**What the task asks**
Everything from the line holding "const cd x = v[k], y = v[k + 2];" through the last line of the listing needs to be repeated exactly, with no other lines.
+--
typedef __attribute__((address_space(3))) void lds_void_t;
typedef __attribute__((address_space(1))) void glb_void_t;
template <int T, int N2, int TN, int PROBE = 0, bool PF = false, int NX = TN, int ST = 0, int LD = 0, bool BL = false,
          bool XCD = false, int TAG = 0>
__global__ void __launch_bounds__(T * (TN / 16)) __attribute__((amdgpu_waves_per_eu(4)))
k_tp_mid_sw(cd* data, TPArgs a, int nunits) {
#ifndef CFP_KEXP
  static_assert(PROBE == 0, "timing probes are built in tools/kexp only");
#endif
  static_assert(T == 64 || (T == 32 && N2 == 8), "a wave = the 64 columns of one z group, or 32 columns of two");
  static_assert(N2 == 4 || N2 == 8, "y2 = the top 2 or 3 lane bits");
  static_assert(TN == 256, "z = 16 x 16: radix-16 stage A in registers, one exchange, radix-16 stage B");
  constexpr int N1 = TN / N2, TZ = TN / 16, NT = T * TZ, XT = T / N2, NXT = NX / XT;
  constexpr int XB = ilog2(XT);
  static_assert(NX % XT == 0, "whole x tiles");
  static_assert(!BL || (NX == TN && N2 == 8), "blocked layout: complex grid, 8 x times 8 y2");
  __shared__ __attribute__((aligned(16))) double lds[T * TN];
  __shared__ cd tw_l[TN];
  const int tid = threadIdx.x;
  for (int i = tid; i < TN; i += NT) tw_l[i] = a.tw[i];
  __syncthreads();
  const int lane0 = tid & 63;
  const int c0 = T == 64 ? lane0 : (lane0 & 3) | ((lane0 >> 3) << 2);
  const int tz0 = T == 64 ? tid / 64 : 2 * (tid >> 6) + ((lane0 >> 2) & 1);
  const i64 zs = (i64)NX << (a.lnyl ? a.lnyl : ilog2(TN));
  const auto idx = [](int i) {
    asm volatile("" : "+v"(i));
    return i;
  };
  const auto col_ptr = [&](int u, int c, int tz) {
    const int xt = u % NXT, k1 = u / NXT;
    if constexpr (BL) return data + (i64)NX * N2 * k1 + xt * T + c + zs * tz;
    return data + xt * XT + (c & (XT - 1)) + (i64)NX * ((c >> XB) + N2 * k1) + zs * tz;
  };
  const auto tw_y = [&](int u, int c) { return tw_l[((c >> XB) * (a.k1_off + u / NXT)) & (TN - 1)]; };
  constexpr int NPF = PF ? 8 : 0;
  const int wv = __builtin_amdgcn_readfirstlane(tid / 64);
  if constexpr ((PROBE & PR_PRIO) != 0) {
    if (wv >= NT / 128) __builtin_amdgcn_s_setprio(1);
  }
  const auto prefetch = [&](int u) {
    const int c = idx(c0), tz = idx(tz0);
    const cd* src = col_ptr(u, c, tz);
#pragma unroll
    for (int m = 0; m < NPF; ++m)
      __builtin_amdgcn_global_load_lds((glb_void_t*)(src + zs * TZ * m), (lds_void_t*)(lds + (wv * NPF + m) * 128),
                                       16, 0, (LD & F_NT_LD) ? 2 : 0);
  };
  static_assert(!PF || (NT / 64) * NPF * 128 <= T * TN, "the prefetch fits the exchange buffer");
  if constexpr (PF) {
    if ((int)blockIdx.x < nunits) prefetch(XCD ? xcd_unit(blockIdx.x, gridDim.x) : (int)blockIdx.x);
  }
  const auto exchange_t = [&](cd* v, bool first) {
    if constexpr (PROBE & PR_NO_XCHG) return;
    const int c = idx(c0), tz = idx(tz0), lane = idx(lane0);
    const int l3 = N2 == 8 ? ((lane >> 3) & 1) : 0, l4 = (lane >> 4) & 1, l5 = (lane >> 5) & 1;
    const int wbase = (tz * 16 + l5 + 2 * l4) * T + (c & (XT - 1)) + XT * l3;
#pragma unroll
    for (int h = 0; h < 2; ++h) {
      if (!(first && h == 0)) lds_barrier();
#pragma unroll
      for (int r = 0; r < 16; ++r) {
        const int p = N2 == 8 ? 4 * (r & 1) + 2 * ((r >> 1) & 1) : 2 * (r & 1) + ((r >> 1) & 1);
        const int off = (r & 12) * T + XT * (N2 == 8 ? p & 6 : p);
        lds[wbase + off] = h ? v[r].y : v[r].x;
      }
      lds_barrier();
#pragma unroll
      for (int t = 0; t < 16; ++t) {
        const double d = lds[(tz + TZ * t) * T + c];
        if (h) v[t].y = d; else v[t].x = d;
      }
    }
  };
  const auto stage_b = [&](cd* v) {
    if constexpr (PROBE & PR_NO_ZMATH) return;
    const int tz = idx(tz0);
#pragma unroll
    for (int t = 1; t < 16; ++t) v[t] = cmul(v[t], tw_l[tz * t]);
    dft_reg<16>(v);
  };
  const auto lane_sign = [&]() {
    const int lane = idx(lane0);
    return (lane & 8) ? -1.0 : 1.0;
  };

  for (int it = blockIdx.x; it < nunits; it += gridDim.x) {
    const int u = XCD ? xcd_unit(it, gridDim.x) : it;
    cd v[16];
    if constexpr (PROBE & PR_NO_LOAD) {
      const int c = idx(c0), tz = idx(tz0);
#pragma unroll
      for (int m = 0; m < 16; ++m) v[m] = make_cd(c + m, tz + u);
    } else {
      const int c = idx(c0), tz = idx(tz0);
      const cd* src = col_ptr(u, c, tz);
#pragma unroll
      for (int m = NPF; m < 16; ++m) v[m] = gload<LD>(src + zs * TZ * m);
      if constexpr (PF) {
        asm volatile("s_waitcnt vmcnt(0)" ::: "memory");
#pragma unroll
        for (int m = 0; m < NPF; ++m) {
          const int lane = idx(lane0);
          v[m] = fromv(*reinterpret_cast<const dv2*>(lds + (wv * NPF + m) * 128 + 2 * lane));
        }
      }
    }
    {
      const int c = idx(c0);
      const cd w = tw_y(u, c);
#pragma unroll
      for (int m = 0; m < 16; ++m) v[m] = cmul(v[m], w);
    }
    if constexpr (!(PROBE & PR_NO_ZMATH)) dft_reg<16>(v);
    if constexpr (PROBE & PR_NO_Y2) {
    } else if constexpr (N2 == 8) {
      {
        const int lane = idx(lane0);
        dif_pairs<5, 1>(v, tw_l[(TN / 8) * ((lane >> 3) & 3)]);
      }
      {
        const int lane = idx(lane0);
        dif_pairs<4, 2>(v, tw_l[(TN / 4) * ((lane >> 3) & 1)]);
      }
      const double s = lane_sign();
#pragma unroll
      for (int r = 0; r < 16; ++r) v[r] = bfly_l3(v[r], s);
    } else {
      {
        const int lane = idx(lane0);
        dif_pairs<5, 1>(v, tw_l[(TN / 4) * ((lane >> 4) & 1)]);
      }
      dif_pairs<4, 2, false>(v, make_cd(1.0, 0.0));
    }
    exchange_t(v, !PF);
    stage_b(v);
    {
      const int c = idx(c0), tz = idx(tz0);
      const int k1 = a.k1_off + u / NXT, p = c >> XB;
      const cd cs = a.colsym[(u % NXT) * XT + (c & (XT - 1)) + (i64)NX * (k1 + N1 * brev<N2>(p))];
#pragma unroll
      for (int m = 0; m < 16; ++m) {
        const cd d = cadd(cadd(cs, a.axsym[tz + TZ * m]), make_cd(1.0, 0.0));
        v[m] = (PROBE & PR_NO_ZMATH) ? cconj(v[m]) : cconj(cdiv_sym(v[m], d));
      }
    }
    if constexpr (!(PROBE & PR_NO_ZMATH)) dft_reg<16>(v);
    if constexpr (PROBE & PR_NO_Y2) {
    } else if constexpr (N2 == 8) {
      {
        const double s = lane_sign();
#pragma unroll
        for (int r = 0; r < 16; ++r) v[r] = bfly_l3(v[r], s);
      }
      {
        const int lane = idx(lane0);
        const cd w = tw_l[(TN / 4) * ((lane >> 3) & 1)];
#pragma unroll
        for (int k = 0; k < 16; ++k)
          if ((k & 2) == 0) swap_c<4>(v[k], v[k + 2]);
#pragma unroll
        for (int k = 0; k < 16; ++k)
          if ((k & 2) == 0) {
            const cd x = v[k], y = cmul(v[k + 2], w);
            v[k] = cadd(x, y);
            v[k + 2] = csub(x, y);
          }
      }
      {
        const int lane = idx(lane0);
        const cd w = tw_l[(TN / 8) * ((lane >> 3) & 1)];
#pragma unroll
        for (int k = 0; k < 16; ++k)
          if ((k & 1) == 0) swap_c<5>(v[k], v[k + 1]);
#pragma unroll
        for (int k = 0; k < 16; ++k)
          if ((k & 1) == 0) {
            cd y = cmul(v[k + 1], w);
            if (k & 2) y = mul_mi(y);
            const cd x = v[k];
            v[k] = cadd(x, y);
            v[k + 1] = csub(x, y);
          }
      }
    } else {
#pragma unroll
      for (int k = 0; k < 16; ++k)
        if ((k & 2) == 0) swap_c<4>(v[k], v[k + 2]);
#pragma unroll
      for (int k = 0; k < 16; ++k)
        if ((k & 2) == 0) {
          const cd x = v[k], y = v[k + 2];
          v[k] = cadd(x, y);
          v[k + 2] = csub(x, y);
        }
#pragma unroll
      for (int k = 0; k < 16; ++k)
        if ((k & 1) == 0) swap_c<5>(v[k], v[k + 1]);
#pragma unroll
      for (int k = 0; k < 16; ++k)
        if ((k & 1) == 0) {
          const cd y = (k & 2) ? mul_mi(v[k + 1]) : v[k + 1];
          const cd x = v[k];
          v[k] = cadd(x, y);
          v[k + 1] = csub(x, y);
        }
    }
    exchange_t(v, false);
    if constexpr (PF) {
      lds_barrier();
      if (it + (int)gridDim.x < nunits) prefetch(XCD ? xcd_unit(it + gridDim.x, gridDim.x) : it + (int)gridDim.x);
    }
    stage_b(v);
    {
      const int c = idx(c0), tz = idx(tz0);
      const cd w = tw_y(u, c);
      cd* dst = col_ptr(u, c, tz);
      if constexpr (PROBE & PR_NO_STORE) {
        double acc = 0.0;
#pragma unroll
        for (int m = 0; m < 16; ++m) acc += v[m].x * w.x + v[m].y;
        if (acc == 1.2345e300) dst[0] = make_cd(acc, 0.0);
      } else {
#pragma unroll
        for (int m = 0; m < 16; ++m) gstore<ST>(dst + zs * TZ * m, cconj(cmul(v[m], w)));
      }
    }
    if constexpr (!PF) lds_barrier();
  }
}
+--
**Answer for the task**
          const cd x = v[k], y = v[k + 2];
          v[k] = cadd(x, y);
          v[k + 2] = csub(x, y);
        }
#pragma unroll
      for (int k = 0; k < 16; ++k)
        if ((k & 1) == 0) swap_c<5>(v[k], v[k + 1]);
#pragma unroll
      for (int k = 0; k < 16; ++k)
        if ((k & 1) == 0) {
          const cd y = (k & 2) ? mul_mi(v[k + 1]) : v[k + 1];
          const cd x = v[k];
          v[k] = cadd(x, y);
          v[k + 1] = csub(x, y);
        }
    }
    exchange_t(v, false);
    if constexpr (PF) {
      lds_barrier();
      if (it + (int)gridDim.x < nunits) prefetch(XCD ? xcd_unit(it + gridDim.x, gridDim.x) : it + (int)gridDim.x);
    }
    stage_b(v);
    {
      const int c = idx(c0), tz = idx(tz0);
      const cd w = tw_y(u, c);
      cd* dst = col_ptr(u, c, tz);
      if constexpr (PROBE & PR_NO_STORE) {
        double acc = 0.0;
#pragma unroll
        for (int m = 0; m < 16; ++m) acc += v[m].x * w.x + v[m].y;
        if (acc == 1.2345e300) dst[0] = make_cd(acc, 0.0);
      } else {
#pragma unroll
        for (int m = 0; m < 16; ++m) gstore<ST>(dst + zs * TZ * m, cconj(cmul(v[m], w)));
      }
    }
    if constexpr (!PF) lds_barrier();
  }
}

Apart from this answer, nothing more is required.